And no, to my knowledge Len Thompson never engineered failure into their products. In fact the split rings they use are SS. Many American fishing sites talk about the superiority of Canadian lures because they are still made of brass in some cases. I think LT is a case in point still.


----------



## CalgaryPT (May 15, 2021)

Then there is this:


----------



## YYCHM (May 15, 2021)

CalgaryPT said:


> Then there is this:








Some how I don't think these are salvageable LOL.


----------



## Crankit (May 15, 2021)

Somewhere that it could pickup moisture? I have some of my Grandfather's lures that are easily 50+ years old that a few had some surface rust on the hooks....and sadly I'm too busy working to get them wet very often


----------



## DPittman (May 15, 2021)

YYCHM said:


> View attachment 14787
> 
> Some how I don't think these are salvageable LOL.
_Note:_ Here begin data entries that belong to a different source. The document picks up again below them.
template <bool TF32_EPI, bool DW_KERNEL>
__global__ void __launch_bounds__(THREADS, 1)
k_mlp_update(const __grid_constant__ CUtensorMap map_x, const __grid_constant__ CUtensorMap map_w, const FusedParams p) {
    extern __shared__ __align__(1024) uint8_t smem[];
    uint64_t* w_full = reinterpret_cast<uint64_t*>(smem + SM_BAR);
    uint64_t* x_full = w_full + 1;
    float* wh = reinterpret_cast<float*>(smem + SM_WH);
    const float* be = reinterpret_cast<const float*>(smem + SM_BE);
    float* outp = reinterpret_cast<float*>(smem + SM_OUT);
    float* dos = reinterpret_cast<float*>(smem + SM_DO);
    float* red = reinterpret_cast<float*>(smem + SM_RED);
    uint8_t* gbuf = smem + SM_G;
    const int tid = threadIdx.x, warp = tid >> 5, lane = tid & 31, g = lane >> 2, t = lane & 3;
    const int wg = warp >> 2, wq = warp & 3;
    const int n_my = (p.n_tiles - (int)blockIdx.x + (int)gridDim.x - 1) / (int)gridDim.x;

    auto issue = [&](int it) {
        const int tile = (int)blockIdx.x + it * (int)gridDim.x;
        const int64_t row0 = (int64_t)(tile / p.tiles_per_slab) * p.slab_stride_rows + (int64_t)(tile % p.tiles_per_slab) * TILE_M;
        const int s = it % NSTAGE;
        mbar_expect_tx(&x_full[s], X_TILE_BYTES);
        for (int kb = 0; kb < 4; ++kb)
            tma_load_2d(smem + SM_X + s * X_TILE_BYTES + kb * X_KBLK_BYTES, &map_x, kb * KBLK, (int)row0, &x_full[s]);
    };
    if (tid == 0) {
        mbar_init(w_full, 1);
        for (int s = 0; s < NSTAGE; ++s) mbar_init(&x_full[s], 1);
        mbar_fence_init();
    }
    for (int i = tid; i < NO * HID; i += THREADS) wh[i] = p.w_heads[i];
    if (tid < HID) reinterpret_cast<float*>(smem + SM_BE)[tid] = p.b_enc[tid];
    __syncthreads();
    if (tid == 0) {
        mbar_expect_tx(w_full, 4 * W_KBLK_BYTES);
        for (int kb = 0; kb < 4; ++kb) tma_load_2d(smem + SM_W + kb * W_KBLK_BYTES, &map_w, kb * KBLK, 0, w_full);
        for (int it = 0; it < NSTAGE && it < n_my; ++it) issue(it);
    }

    const int hr0 = 64 * wg + 16 * wq + g, hr1 = hr0 + 8;
    const int lr = tid >> 2, sub = tid & 3;
    const float bh_lo = p.b_heads[sub], bh_hi = p.b_heads[sub + 4];
    uint32_t hb[8][2], ga[4];
    float whr[2][NO];
    if (TF32_EPI) {
        const int hh = warp >> 2;
#pragma unroll
        for (int ks = 0; ks < 8; ++ks) {
            hb[ks][0] = to_tf32(wh[g * HID + 64 * hh + 8 * ks + t]);
            hb[ks][1] = to_tf32(wh[g * HID + 64 * hh + 8 * ks + t + 4]);
        }
        ga[0] = to_tf32(wh[t * HID + hr0]);
        ga[1] = to_tf32(wh[t * HID + hr1]);
        ga[2] = to_tf32(wh[(t + 4) * HID + hr0]);
        ga[3] = to_tf32(wh[(t + 4) * HID + hr1]);
    } else {
#pragma unroll
        for (int a = 0; a < NO; ++a) {
            whr[0][a] = wh[a * HID + hr0];
            whr[1][a] = wh[a * HID + hr1];
        }
    }

    float dwacc[64];
#pragma unroll
    for (int i = 0; i < 64; ++i) dwacc[i] = 0.f;
    float dwh[4] = {0.f, 0.f, 0.f, 0.f};
    float be_acc[2] = {0.f, 0.f};
    float bh_acc[2] = {0.f, 0.f};
    double st[6] = {0, 0, 0, 0, 0, 0};
    const float adv_mean = p.adv_norm ? p.adv_norm[0] : 0.f, adv_rstd = p.adv_norm ? p.adv_norm[1] : 1.f;
    const bool need_old_v = p.clip_vloss || !p.returns;
    const uint32_t w_addr = smem_u32(smem + SM_W), g_addr = smem_u32(gbuf);

    for (int it = 0; it < n_my; ++it) {
        const int s = it % NSTAGE;
        const int tile = (int)blockIdx.x + it * (int)gridDim.x;
        const int slab = tile / p.tiles_per_slab, tis = tile - slab * p.tiles_per_slab;
        const int64_t lrow0 = (int64_t)tis * TILE_M;
        const int rows_left = (int)(p.slab_rows - lrow0 < TILE_M ? p.slab_rows - lrow0 : TILE_M);
        const int64_t i0 = (int64_t)slab * p.slab_rows + lrow0;
        const bool valid = lr < rows_left;
        int act = 0;
        float old_lp = 0.f, adv = 0.f, ret = 0.f, old_v = 0.f;
        if (valid) {
            const int64_t ri = (int64_t)slab * p.row_slab_stride + lrow0 + lr;
            act = (int)p.actions[ri];
            old_lp = p.old_logprobs[ri];
            adv = p.adv[ri];
            if (need_old_v) old_v = p.old_values[ri];
            if (p.returns) ret = p.returns[ri];
        }
        if (it == 0) mbar_wait(w_full, 0);
        mbar_wait(&x_full[s], (uint32_t)((it / NSTAGE) & 1));
        const uint8_t* xs = smem + SM_X + s * X_TILE_BYTES;
        const uint32_t x_addr = smem_u32(xs);

        float h[32];
#pragma unroll
        for (int i = 0; i < 32; ++i) h[i] = 0.f;
        wgmma_fence();
#pragma unroll
        for (int kb = 0; kb < 4; ++kb)
#pragma unroll
            for (int k = 0; k < 4; ++k)
                wgmma_m64n64k8_ss(h, wgmma_desc_sw128(w_addr + kb * W_KBLK_BYTES + wg * 8192 + k * 32),
                                  wgmma_desc_sw128(x_addr + kb * X_KBLK_BYTES + k * 32), (kb | k) ? 1 : 0);
        wgmma_commit();
        wgmma_wait<0>();
        wgmma_fence_acc(h);

        {
            const float b0 = be[hr0], b1 = be[hr1];
#pragma unroll
            for (int j = 0; j < 8; ++j) {
                h[4 * j] = fmaxf(h[4 * j] + b0, 0.f);
                h[4 * j + 1] = fmaxf(h[4 * j + 1] + b0, 0.f);
                h[4 * j + 2] = fmaxf(h[4 * j + 2] + b1, 0.f);
                h[4 * j + 3] = fmaxf(h[4 * j + 3] + b1, 0.f);
                const int l = 8 * j + 2 * t;
                *reinterpret_cast<float2*>(gbuf + g_off(hr0, l)) = make_float2(h[4 * j], h[4 * j + 1]);
                *reinterpret_cast<float2*>(gbuf + g_off(hr1, l)) = make_float2(h[4 * j + 2], h[4 * j + 3]);
                if (p.dbg_hidden) {
#pragma unroll
                    for (int e = 0; e < 4; ++e) {
                        const int le = l + (e & 1), he = (e & 2) ? hr1 : hr0;
                        if (le < rows_left) p.dbg_hidden[(i0 + le) * HID + he] = h[4 * j + e];
                    }
                }
            }
        }
        __syncthreads();

        if (TF32_EPI) {
            const int l0 = 16 * (warp & 3) + g, hh = warp >> 2;
            float c[4] = {0.f, 0.f, 0.f, 0.f};
#pragma unroll
            for (int ks = 0; ks < 8; ++ks) {
                const int n0 = 64 * hh + 8 * ks + t;
                const uint32_t a[4] = {*reinterpret_cast<const uint32_t*>(gbuf + g_off(n0, l0)),
                                       *reinterpret_cast<const uint32_t*>(gbuf + g_off(n0, l0 + 8)),
                                       *reinterpret_cast<const uint32_t*>(gbuf + g_off(n0 + 4, l0)),
                                       *reinterpret_cast<const uint32_t*>(gbuf + g_off(n0 + 4, l0 + 8))};
                mma_tf32(c, a, hb[ks][0], hb[ks][1]);
            }
            *reinterpret_cast<float2*>(outp + (hh * TILE_M + l0) * NO + 2 * t) = make_float2(c[0], c[1]);
            *reinterpret_cast<float2*>(outp + (hh * TILE_M + l0 + 8) * NO + 2 * t) = make_float2(c[2], c[3]);
        } else {
            const int l = tid & (TILE_M - 1), a0 = 2 * (tid >> 6);
            float o0 = 0.f, o1 = 0.f;
            if (a0 <= p.n_act) {
#pragma unroll 8
                for (int n = 0; n < HID; ++n) {
                    const float rh = *reinterpret_cast<const float*>(gbuf + g_off(n, l));
                    o0 = fmaf(rh, wh[a0 * HID + n], o0);
                    o1 = fmaf(rh, wh[(a0 + 1) * HID + n], o1);
                }
            }
            *reinterpret_cast<float2*>(outp + l * NO + a0) = make_float2(o0, o1);
        }
        __syncthreads();

        {
            float z_lo = bh_lo + outp[lr * NO + sub], z_hi = bh_hi + outp[lr * NO + sub + 4];
            if (TF32_EPI) {
                z_lo += outp[(TILE_M + lr) * NO + sub];
                z_hi += outp[(TILE_M + lr) * NO + sub + 4];
            }
            const float r_ = p.returns ? ret : adv + old_v;
            const float a_ = (adv - adv_mean) * adv_rstd;
            float g_lo, g_hi;
            const RowStats rs = ppo_row_sub(z_lo, z_hi, sub, lane, p, act, old_lp, a_, r_, old_v, g_lo, g_hi);
            if (!valid) g_lo = g_hi = 0.f;
            if (valid && sub == 0) {
                st[0] += rs.pg; st[1] += rs.v; st[2] += rs.ent; st[3] += rs.okl; st[4] += rs.kl; st[5] += rs.clipped;
            }
            bh_acc[0] += g_lo;
            bh_acc[1] += g_hi;
            dos[lr * NO + sub] = g_lo;
            dos[lr * NO + sub + 4] = g_hi;
            if (p.dbg_dout && valid) {
                p.dbg_dout[(i0 + lr) * 8 + sub] = g_lo;
                p.dbg_dout[(i0 + lr) * 8 + sub + 4] = g_hi;
            }
        }
        __syncthreads();

        float dp[32];
#pragma unroll
        for (int j = 0; j < 8; ++j) {
            if (TF32_EPI) {
                float c[4] = {0.f, 0.f, 0.f, 0.f};
                mma_tf32(c, ga, __float_as_uint(dos[(8 * j + g) * NO + t]), __float_as_uint(dos[(8 * j + g) * NO + t + 4]));
                dp[4 * j] = c[0]; dp[4 * j + 1] = c[1]; dp[4 * j + 2] = c[2]; dp[4 * j + 3] = c[3];
            } else {
                const int l = 8 * j + 2 * t;
                const float4 d0a = *reinterpret_cast<const float4*>(dos + l * NO), d0b = *reinterpret_cast<const float4*>(dos + l * NO + 4);
                const float4 d1a = *reinterpret_cast<const float4*>(dos + (l + 1) * NO), d1b = *reinterpret_cast<const float4*>(dos + (l + 1) * NO + 4);
                const float d0[8] = {d0a.x, d0a.y, d0a.z, d0a.w, d0b.x, d0b.y, d0b.z, d0b.w};
                const float d1[8] = {d1a.x, d1a.y, d1a.z, d1a.w, d1b.x, d1b.y, d1b.z, d1b.w};
                float s00 = 0.f, s01 = 0.f, s10 = 0.f, s11 = 0.f;
#pragma unroll
                for (int a = 0; a < NO; ++a) {
                    s00 = fmaf(d0[a], whr[0][a], s00);
                    s01 = fmaf(d1[a], whr[0][a], s01);
                    s10 = fmaf(d0[a], whr[1][a], s10);
                    s11 = fmaf(d1[a], whr[1][a], s11);
                }
                dp[4 * j] = s00; dp[4 * j + 1] = s01; dp[4 * j + 2] = s10; dp[4 * j + 3] = s11;
            }
#pragma unroll
            for (int e = 0; e < 4; ++e) dp[4 * j + e] = h[4 * j + e] > 0.f ? dp[4 * j + e] : 0.f;
            be_acc[0] += dp[4 * j] + dp[4 * j + 1];
            be_acc[1] += dp[4 * j + 2] + dp[4 * j + 3];
            const float b0 = dos[(8 * j + 2 * t) * NO + g], b1 = dos[(8 * j + 2 * t + 1) * NO + g];
            if (TF32_EPI) {
                const uint32_t a[4] = {__float_as_uint(h[4 * j]), __float_as_uint(h[4 * j + 2]), __float_as_uint(h[4 * j + 1]),
                                       __float_as_uint(h[4 * j + 3])};
                mma_tf32(dwh, a, __float_as_uint(b0), __float_as_uint(b1));
            } else {
                const uint32_t a[4] = {to_tf32(h[4 * j]), to_tf32(h[4 * j + 2]), to_tf32(h[4 * j + 1]), to_tf32(h[4 * j + 3])};
                mma_tf32(dwh, a, to_tf32(b0), to_tf32(b1));
            }
            const int l = 8 * j + 2 * t;
            if (p.dbg_dpre) {
#pragma unroll
                for (int e = 0; e < 4; ++e) {
                    const int le = l + (e & 1), he = (e & 2) ? hr1 : hr0;
                    if (le < rows_left) p.dbg_dpre[(i0 + le) * HID + he] = dp[4 * j + e];
                }
            }
            if (DW_KERNEL) {
                *reinterpret_cast<uint2*>(gbuf + g_off(hr0, l)) = make_uint2(to_tf32(dp[4 * j]), to_tf32(dp[4 * j + 1]));
                *reinterpret_cast<uint2*>(gbuf + g_off(hr1, l)) = make_uint2(to_tf32(dp[4 * j + 2]), to_tf32(dp[4 * j + 3]));
            } else {
                *reinterpret_cast<float2*>(gbuf + g_off(hr0, l)) = make_float2(dp[4 * j], dp[4 * j + 1]);
                *reinterpret_cast<float2*>(gbuf + g_off(hr1, l)) = make_float2(dp[4 * j + 2], dp[4 * j + 3]);
            }
        }

        if (DW_KERNEL) {
            fence_proxy_async_smem();
            __syncthreads();
            const int f0 = 64 * wg + 16 * wq + g;
            uint32_t xa[8][4];
#pragma unroll
            for (int ks = 0; ks < 8; ++ks) {
                const int r0 = 8 * ks + t;
                xa[ks][0] = to_tf32(*reinterpret_cast<const float*>(xs + x_off(r0, f0)));
                xa[ks][1] = to_tf32(*reinterpret_cast<const float*>(xs + x_off(r0, f0 + 8)));
                xa[ks][2] = to_tf32(*reinterpret_cast<const float*>(xs + x_off(r0 + 4, f0)));
                xa[ks][3] = to_tf32(*reinterpret_cast<const float*>(xs + x_off(r0 + 4, f0 + 8)));
            }
            wgmma_fence();
#pragma unroll
            for (int ks = 0; ks < 8; ++ks)
                wgmma_m64n128k8_rs(dwacc, xa[ks], wgmma_desc_sw128(g_addr + (ks >> 2) * G_KBLK_BYTES + (ks & 3) * 32), 1);
            wgmma_commit();
            wgmma_wait<0>();
            wgmma_fence_acc(dwacc);
#pragma unroll
            for (int ks = 0; ks < 8; ++ks)
#pragma unroll
                for (int i = 0; i < 4; ++i) asm volatile("" : "+r"(xa[ks][i])::"memory");
        } else {
            __syncthreads();
#pragma unroll
            for (int k = 0; k < TILE_M / 8; ++k) {
                const int l = 8 * warp + k;
                if (l < rows_left) {
                    const int n = 4 * lane;
                    const float4 v = make_float4(*reinterpret_cast<const float*>(gbuf + g_off(n, l)),
                                                 *reinterpret_cast<const float*>(gbuf + g_off(n + 1, l)),
                                                 *reinterpret_cast<const float*>(gbuf + g_off(n + 2, l)),
                                                 *reinterpret_cast<const float*>(gbuf + g_off(n + 3, l)));
                    __stcs(reinterpret_cast<float4*>(p.dpre_out + (i0 + l) * HID + n), v);
                }
            }
        }
        __syncthreads();
        if (tid == 0 && it + NSTAGE < n_my) {
            fence_proxy_async_smem();
            issue(it + NSTAGE);
        }
    }

    if (DW_KERNEL) {
        float* pd = p.part_dw + (int64_t)blockIdx.x * FEAT * HID;
        const int f0 = 64 * wg + 16 * wq + g;
#pragma unroll
        for (int j = 0; j < 16; ++j) {
            *reinterpret_cast<float2*>(pd + f0 * HID + 8 * j + 2 * t) = make_float2(dwacc[4 * j], dwacc[4 * j + 1]);
            *reinterpret_cast<float2*>(pd + (f0 + 8) * HID + 8 * j + 2 * t) = make_float2(dwacc[4 * j + 2], dwacc[4 * j + 3]);
        }
    }
    float* pt = p.part_tail + (int64_t)blockIdx.x * TAIL;
    pt[(2 * t) * HID + hr0] = dwh[0];
    pt[(2 * t + 1) * HID + hr0] = dwh[1];
    pt[(2 * t) * HID + hr1] = dwh[2];
    pt[(2 * t + 1) * HID + hr1] = dwh[3];
#pragma unroll
    for (int k = 0; k < 2; ++k) {
        be_acc[k] += __shfl_xor_sync(0xffffffffu, be_acc[k], 1);
        be_acc[k] += __shfl_xor_sync(0xffffffffu, be_acc[k], 2);
    }
    if (t == 0) {
        pt[NO * HID + hr0] = be_acc[0];
        pt[NO * HID + hr1] = be_acc[1];
    }
#pragma unroll
    for (int k = 0; k < 2; ++k)
#pragma unroll
        for (int off = 4; off < 32; off <<= 1) bh_acc[k] += __shfl_xor_sync(0xffffffffu, bh_acc[k], off);
    if (lane < 4) {
        red[warp * NO + lane] = bh_acc[0];
        red[warp * NO + lane + 4] = bh_acc[1];
    }
#pragma unroll
    for (int k = 0; k < 6; ++k) {
        double x = st[k];
#pragma unroll
        for (int off = 16; off > 0; off >>= 1) x += __shfl_xor_sync(0xffffffffu, x, off);
        if (lane == 0) atomicAdd(p.stats + k, x);
    }
    __syncthreads();
    if (tid < NO) {
        float v = 0.f;
        for (int w = 0; w < THREADS / 32; ++w) v += red[w * NO + tid];
        pt[NO * HID + HID + tid] = v;
    }
}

Wow. The picture certainly tells the story.


----------



## YYCHM (May 15, 2021)

DPittman said:


> Wow. The picture certainly tells the story.



Ya, I'm mind boggled by this actualy.  In my youth, Dad's tackle box was nothing more than a 50Cal ammo box with a jumble of pike spoons in it.  It was kind of a pick one and shake the rest off arrangement.  When that tackle box wasn't in the boat it was in a shed at cottage year round.  That stuff survived his passing?


----------



## Dabbler (May 16, 2021)

It looks like galvanic corrosion helped in their demise.  Now you have  achance to buy some new purdy equipment


----------